6. The method as claimed in claim 1, wherein the step of treating the fraction 1 with ultra-stable-Y (US-Y) zeolite molecular sieve comprises the steps of:
forming a 25 ml glass column plugged with a cotton wool and dry packed with 2g of ultra-stable-Y (US-Y) zeolite molecular sieve;
washing the column twice with 5 ml of n-pentane;
drying the fraction 1 and dissolving the fraction 1 in 2 to 5 ml of n-pentane in a 20 ml vial;

transferring the fraction 1 from the vial and placing on the US-Y zeolite molecular sieve column for 5 minutes;
eluting the column comprising the fraction 1 with n-pentane at a rate of 10 drops/minute; and
collecting a 0.5 ml eluent as a fraction A and a 1 ml eluent as a fraction B, wherein the fraction A comprises diahopane and one or more non-hopanoids and the fraction B comprises one or more sterane compounds, and wherein the one or more non-hopanoids comprise oleanane and the one or more sterane compounds comprises 26-norcholestane, nordiacholestane, dinosteranes, 24-isopropylcholestane, diasterans, cadinane, bicadinane and 2&3 methylsteranes.

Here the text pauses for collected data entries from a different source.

class TrainStep:

    def __init__(self, model: EnhancedAudioTextModel, lr=2.1e-3, warmup=100, total_steps=10000, temperature=0.1,
                 alignment_weight=0.5, corrupt_gamma=0.35, max_norm=1.0, pad_value=1.0, gather_embeddings=True,
                 accumulation_steps=1, in_batch_weight=0.0, micro_batch=None, max_text_length=None,
                 overlap_optimizer=False):
        self.model = model
        self.acc = max(1, int(accumulation_steps))
        self._micro = 0
        self._ids = []
        self.opt = FusedAdamW(model, lr=lr, max_norm=max_norm)
        self.sched = LinearWarmupSchedule(warmup, total_steps)
        cap = None
        if micro_batch is not None and max_text_length is not None:
            cap = 2 * int(micro_batch) * int(max_text_length) * self.acc
        self.gradsync = GradSync(model.store, pad_id=model.text_cfg.pad_token_id, word_capacity=cap)
        self.tau, self.aw, self.gamma = temperature, alignment_weight, corrupt_gamma
        self.pad_value = pad_value
        self.gather_embeddings = gather_embeddings or in_batch_weight > 0
        self.exchange = EmbeddingExchange(temperature, in_batch_weight) if self.gather_embeddings else None
        self.in_batch_weight = float(in_batch_weight)
        self.last = {}
        st = model.store
        self.overlap = bool(overlap_optimizer) and st.device.type == "cuda"
        self._opt_stream = torch.cuda.Stream(device=st.device) if self.overlap else None
        self._opt_tail = None
        if self.overlap:
            gs = self.gradsync
            text = gs.ranges["text"] + gs.ranges["text_layers"]
            if gs.words is not None:
                text = text + [(gs.words.offset, gs.words.offset + gs.words.numel)]
            self._phases = [("audio", gs.ranges["audio"]), ("text", sorted(text)),
                            ("late", gs.ranges["audio_layers"] + gs.ranges["heads"])]
        self._sync_layerdrop_seed()

    def _sync_layerdrop_seed(self):
        seed = torch.randint(0, 2**62, (1,), dtype=torch.int64)
        if GradSync.active():
            t = seed.to(self.model.store.device) if dist.get_backend() == "nccl" else seed.clone()
            dist.broadcast(t, src=0)
            seed = t.cpu()
        self.model.engine.layerdrop_gen = torch.Generator().manual_seed(int(seed.item()))

    def features(self, wav, lengths):
        if self.model.engine.raw_audio:
            from .wav2vec2 import wave_normalize
            B, n = wav.shape
            lengths = lengths.to(device=wav.device, dtype=torch.int32)
            mask = (torch.arange(n, device=wav.device).view(1, n) < lengths.view(B, 1)).to(torch.int64)
            return wave_normalize(wav, lengths), mask
        n = int(wav.shape[1])
        T = ((1 + (n - 400) // 160) + 1) // 2
        lengths = lengths.to(device=wav.device, dtype=torch.int32, non_blocking=True)
        return ops.fbank(wav, lengths, T, pad_value=self.pad_value, mask_mode=0)

    def __call__(self, wav, lengths, ids_pos, mask_pos, ids_neg, mask_neg, sampling_rate=None):
        host = lengths.tolist() if lengths.device.type == "cpu" else None
        if sampling_rate is not None and int(sampling_rate) != 16000:
            wav, lengths = ops.resample(wav, lengths.to(device=wav.device, dtype=torch.int32), int(sampling_rate))
            if host is not None:
                host = [ops.resampled_length(n, sampling_rate) for n in host]
        feats, amask = self.features(wav, lengths)
        batch = {"input_ids_pos": ids_pos, "attention_mask_pos": mask_pos, "input_ids_neg": ids_neg,
                 "attention_mask_neg": mask_neg, "input_values": feats, "attention_mask_audio": amask}
        if host is not None:
            from .features import num_frames
            batch["audio_lengths"] = host if self.model.engine.raw_audio else [num_frames(int(x)) for x in host]
        return self.step_batch(batch)

    def step_batch(self, batch):
        m = self.model
        m.train()
        st = m.store
        st.sync_shadow()
        eng = m.engine
        if self._micro + 1 == self.acc:
            n_ids = batch["input_ids_pos"].numel() + batch["input_ids_neg"].numel()
            self.gradsync.start_capacity(n_ids + sum(int(t.numel()) for t in (self._ids if self._micro else [])))
        tf_p, tf_n, af, align, ctx = eng.forward(batch, True)
        B, P = af.shape
        e = lambda *s: torch.empty(s, device=st.device, dtype=F32)
        tn_all = e(2 * B, P)
        an = e(B, P)
        nrm = e(3 * B)
        ops.l2norm_fwd(tf_p, tn_all[:B], nrm[:B])
        ops.l2norm_fwd(tf_n, tn_all[B:], nrm[B:2 * B])
        ops.l2norm_fwd(af, an, nrm[2 * B:])
        S = e(B, 2 * B)
        ops.similarity(an, tn_all, S)
        sp, sn, loss = e(B), e(B), e(1)
        L = align.shape[1] if align is not None else 0
        ops.pair_loss_fwd(S, B, align, B, L, self.tau, self.aw, self.gamma, sp, sn, loss)
        if self.exchange is not None:
            self.exchange.start(an, tn_all)
        dsp, dsn = e(B), e(B)
        dal = e(B, L) if align is not None else None
        gscale = None if self.acc == 1 else torch.full((1,), 1.0 / self.acc, device=st.device, dtype=F32)
        ops.pair_loss_bwd(sp, sn, align, B, L, self.tau, self.aw, self.gamma, gscale, dsp, dsn, dal)
        dan, dtp, dtn = e(B, P), e(B, P), e(B, P)
        ops.pair_sim_bwd(an, tn_all[:B], tn_all[B:], dsp, dsn, dan, dtp, dtn)
        if self.in_batch_weight > 0:
            self.exchange.in_batch(an, gscale, loss, dan, dtp)
        g_tp, g_tn, g_a = e(B, P), e(B, P), e(B, P)
        ops.l2norm_bwd(tn_all[:B], nrm[:B], dtp, g_tp)
        ops.l2norm_bwd(tn_all[B:], nrm[B:2 * B], dtn, g_tn)
        ops.l2norm_bwd(an, nrm[2 * B:], dan, g_a)
        if self._micro == 0:
            self._await_optimizer()
            st.grad.zero_()
            self._ids = []
        self._ids.append(ctx["t_ids"].reshape(-1))
        self._micro += 1
        final = self._micro == self.acc
        ids_all = self._ids[0] if len(self._ids) == 1 else torch.cat(self._ids)
        eng.backward(ctx, g_tp, g_tn, g_a, dal,
                     stage_done=(lambda stg: self.gradsync.stage_done(stg, ids_all)) if final else None)
        self.last = {"loss": loss, "s_pos": sp, "s_neg": sn}
        if self.exchange is not None:
            self.exchange.finish(loss)
        if final:
            self._optimizer_step()
        return loss

    def epoch_metrics(self):
        self._await_optimizer()
        out = self.exchange.epoch_metrics() if self.exchange is not None else {}
        out["optimizer_steps"] = self.opt.t
        return out

    def _optimizer_step(self):
        eng = self.model.engine
        if self.overlap:
            main = torch.cuda.current_stream(self.model.store.device)
            self._opt_stream.wait_stream(main)
            with torch.cuda.stream(self._opt_stream):
                self.gradsync.finish()
                eng.param_events = self.opt.step(self.sched.factor(), phases=self._phases,
                                                 on_phase=self.model.store.refresh_transposes_in)
                self.sched.step()
                self._opt_tail = torch.cuda.Event()
                self._opt_tail.record()
            self.opt.tail = self._opt_tail
        else:
            self.gradsync.finish()
            self.opt.step(self.sched.factor())
            self.sched.step()
            self.model.store.refresh_transposes(eng._side_stream())
        self._micro = 0
        self._ids = []

    def _await_optimizer(self):
        if self._opt_tail is not None:
            torch.cuda.current_stream(self.model.store.device).wait_event(self._opt_tail)

    def sync(self):
        self._await_optimizer()

    def flush(self):
        if self._micro == 0:
            return False
        ids_all = torch.cat(self._ids)
        for stg in GradSync.STAGES:
            self.gradsync.stage_done(stg, ids_all)
        self._optimizer_step()
        return True

    def optimizer_state_dict(self):
        self._await_optimizer()
        return self.opt.state_dict(lr_factor=self.sched.factor())

    def load_optimizer_state_dict(self, sd):
        self._await_optimizer()
        self.opt.load_state_dict(sd)
        self.sched.step_count = self.opt.t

7. The method as claimed in claim 1, wherein the step of treating the fraction 2 with ultra 3table Y (US Y) zeolite molecular sieve comprises the steps of:
forming a 25 ml glass column plugged with a cotton wool and dry packed with the 2g of ultra-stable-Y (US-Y) zeolite molecular sieve;
washing the column twice with 5 ml of n-pentane;
drying the fraction 2 and dissolving the fraction 2 in 2 to 5 ml of n-pentane in a 20 ml vial;
transferring the fraction 2 from the vial and placing on the US-Y zeolite molecular sieve column for 5 minutes;
eluting the column comprising the fraction 2 with n-pentane at a rate of 10 drops/minute; and
collecting a 0.5 ml eluent as a fraction C and a 1 ml eluent as a fraction D, wherein the fraction C comprises

norhopanes and tricyclic terpanes and the fraction D comprises homohopanes.